■ **Instructions for the task**
The lines to be copied are those below that contain "char".

■ **Exercise material**
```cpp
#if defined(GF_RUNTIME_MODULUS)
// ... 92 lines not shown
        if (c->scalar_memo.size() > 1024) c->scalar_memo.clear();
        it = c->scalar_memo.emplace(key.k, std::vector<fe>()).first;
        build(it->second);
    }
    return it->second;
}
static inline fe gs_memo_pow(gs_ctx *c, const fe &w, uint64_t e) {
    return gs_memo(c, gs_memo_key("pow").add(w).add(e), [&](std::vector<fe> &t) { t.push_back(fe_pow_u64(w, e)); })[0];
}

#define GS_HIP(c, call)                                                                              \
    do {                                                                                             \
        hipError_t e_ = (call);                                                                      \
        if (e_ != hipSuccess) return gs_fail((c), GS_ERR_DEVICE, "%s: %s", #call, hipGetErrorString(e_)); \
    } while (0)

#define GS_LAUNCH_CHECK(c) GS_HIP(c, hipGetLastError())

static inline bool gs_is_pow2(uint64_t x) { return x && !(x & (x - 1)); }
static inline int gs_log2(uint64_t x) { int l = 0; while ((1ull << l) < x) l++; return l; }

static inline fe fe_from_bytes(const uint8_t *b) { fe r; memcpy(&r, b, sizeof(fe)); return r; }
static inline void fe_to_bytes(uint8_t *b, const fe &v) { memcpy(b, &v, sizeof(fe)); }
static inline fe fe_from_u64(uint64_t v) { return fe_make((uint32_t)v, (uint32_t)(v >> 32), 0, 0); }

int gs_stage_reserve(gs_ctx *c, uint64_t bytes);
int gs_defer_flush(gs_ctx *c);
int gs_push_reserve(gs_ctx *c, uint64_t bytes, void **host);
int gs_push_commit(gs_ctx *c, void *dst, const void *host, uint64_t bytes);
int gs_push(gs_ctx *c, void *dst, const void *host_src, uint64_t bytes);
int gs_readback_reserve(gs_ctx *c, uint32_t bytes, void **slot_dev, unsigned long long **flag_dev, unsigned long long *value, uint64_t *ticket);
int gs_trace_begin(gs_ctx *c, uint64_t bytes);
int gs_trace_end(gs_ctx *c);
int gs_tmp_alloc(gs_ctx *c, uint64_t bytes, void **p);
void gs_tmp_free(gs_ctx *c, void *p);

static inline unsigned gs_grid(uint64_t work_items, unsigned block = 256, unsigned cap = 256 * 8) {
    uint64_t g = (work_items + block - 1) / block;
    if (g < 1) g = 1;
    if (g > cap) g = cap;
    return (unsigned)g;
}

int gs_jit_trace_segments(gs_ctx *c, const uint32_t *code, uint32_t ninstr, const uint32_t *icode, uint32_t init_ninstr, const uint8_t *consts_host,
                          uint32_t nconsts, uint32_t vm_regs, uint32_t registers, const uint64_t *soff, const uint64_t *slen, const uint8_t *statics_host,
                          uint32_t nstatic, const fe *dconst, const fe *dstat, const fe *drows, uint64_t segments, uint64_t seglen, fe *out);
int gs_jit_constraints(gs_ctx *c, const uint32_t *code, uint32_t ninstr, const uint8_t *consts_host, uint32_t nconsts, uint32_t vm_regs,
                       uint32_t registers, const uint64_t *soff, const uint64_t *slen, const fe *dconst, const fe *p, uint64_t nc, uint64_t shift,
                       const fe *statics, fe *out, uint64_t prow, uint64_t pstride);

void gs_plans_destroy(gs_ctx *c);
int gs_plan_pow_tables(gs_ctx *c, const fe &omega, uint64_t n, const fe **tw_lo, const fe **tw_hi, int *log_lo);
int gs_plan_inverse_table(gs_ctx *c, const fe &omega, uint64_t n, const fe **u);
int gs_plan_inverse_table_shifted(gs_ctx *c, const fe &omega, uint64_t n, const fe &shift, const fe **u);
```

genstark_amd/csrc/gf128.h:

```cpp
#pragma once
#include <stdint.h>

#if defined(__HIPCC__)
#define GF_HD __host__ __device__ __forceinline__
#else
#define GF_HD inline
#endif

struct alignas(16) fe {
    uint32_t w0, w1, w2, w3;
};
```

---

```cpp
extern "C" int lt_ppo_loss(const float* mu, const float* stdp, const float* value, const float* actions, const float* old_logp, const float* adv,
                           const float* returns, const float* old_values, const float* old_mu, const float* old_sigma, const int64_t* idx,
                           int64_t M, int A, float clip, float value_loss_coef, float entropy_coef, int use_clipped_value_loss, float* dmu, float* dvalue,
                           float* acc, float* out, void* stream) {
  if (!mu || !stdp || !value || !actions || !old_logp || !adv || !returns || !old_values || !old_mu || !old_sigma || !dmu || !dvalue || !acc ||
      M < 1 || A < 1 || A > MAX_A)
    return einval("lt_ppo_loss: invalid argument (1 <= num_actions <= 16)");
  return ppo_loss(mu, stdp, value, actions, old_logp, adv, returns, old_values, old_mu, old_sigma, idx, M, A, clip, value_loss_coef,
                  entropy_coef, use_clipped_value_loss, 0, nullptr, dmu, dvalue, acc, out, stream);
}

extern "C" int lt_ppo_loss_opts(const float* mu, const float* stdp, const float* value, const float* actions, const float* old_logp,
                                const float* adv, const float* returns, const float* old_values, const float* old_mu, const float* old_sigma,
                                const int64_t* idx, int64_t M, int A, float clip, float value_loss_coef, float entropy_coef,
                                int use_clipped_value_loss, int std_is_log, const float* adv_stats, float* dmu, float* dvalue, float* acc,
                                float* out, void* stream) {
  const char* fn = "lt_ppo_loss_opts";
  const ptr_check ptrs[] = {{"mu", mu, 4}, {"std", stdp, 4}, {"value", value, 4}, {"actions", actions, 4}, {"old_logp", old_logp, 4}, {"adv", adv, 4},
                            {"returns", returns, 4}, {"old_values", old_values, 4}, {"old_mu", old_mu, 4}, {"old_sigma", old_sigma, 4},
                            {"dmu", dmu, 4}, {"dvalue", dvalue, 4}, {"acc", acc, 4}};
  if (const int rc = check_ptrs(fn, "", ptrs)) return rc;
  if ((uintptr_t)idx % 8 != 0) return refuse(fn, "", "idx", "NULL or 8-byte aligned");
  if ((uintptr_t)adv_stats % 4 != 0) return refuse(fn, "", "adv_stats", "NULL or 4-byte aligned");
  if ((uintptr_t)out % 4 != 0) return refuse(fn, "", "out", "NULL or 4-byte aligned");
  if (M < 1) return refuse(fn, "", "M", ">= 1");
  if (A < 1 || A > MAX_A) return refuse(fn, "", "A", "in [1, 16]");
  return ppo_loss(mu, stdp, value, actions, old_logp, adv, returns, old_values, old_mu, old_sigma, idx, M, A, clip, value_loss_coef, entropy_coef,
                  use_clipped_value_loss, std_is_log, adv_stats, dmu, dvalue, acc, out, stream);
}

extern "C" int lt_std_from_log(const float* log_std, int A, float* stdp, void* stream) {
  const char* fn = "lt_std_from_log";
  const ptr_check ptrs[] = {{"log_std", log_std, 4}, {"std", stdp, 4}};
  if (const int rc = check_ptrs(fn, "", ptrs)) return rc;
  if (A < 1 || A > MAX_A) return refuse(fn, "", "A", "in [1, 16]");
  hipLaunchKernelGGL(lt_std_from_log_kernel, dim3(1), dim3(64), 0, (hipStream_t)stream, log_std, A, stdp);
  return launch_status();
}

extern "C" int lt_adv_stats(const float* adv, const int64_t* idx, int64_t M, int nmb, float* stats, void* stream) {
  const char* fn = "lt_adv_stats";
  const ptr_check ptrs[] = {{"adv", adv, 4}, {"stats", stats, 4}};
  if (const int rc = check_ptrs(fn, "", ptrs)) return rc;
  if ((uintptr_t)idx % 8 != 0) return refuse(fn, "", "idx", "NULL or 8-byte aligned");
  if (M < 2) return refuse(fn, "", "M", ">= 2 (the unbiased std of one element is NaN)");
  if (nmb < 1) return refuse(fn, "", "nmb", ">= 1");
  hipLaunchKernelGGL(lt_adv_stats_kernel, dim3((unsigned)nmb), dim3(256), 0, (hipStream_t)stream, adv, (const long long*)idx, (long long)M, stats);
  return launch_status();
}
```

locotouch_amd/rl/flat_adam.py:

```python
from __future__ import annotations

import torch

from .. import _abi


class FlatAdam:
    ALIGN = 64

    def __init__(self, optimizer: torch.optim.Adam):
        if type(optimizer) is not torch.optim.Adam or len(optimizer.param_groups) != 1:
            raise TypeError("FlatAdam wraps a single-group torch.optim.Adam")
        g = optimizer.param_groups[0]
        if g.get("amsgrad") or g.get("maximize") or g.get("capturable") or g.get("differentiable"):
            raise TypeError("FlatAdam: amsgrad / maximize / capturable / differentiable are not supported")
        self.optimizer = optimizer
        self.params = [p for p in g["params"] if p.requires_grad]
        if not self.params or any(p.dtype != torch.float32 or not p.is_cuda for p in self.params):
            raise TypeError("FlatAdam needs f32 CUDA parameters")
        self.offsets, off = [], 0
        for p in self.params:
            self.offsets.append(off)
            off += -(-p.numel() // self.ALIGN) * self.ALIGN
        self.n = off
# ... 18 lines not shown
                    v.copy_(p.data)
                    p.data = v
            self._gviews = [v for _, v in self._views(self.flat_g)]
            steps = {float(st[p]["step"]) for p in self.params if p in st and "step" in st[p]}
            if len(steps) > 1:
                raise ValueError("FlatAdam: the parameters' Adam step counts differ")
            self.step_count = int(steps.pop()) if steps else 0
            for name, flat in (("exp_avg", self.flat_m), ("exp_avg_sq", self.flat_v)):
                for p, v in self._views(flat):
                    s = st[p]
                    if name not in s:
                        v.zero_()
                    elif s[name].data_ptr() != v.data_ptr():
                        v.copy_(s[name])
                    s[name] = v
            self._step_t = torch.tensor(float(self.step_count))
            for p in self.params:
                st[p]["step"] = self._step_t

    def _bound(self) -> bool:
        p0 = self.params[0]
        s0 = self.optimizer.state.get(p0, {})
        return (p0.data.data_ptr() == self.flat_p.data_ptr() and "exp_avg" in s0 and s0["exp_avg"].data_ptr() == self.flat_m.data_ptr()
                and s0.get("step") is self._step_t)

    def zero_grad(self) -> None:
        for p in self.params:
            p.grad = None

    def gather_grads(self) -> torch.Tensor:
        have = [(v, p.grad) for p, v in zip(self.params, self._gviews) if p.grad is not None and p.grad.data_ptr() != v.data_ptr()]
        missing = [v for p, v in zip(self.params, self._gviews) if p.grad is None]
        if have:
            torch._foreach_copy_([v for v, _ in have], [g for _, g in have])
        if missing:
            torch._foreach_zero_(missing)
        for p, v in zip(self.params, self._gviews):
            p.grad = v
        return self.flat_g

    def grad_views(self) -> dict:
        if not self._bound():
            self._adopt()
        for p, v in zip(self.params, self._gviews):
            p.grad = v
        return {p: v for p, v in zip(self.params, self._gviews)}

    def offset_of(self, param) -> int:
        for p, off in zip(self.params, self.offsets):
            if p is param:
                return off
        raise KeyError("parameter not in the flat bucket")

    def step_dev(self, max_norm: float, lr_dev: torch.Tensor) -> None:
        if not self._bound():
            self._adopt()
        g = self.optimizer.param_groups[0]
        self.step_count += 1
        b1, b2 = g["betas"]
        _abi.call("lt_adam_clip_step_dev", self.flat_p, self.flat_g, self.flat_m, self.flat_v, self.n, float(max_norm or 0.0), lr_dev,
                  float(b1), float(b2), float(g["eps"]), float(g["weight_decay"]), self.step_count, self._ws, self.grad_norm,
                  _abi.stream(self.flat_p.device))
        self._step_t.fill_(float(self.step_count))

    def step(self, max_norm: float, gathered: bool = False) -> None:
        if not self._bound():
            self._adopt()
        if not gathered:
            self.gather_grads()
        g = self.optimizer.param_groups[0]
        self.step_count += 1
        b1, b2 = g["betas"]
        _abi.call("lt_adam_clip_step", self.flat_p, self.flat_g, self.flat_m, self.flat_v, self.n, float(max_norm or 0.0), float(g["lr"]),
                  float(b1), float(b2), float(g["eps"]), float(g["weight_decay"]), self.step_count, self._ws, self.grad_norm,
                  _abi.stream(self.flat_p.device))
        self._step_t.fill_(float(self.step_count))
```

■ **Solution to this exercise**
  const char* fn = "lt_ppo_loss_opts";
  const char* fn = "lt_std_from_log";
  const char* fn = "lt_adv_stats";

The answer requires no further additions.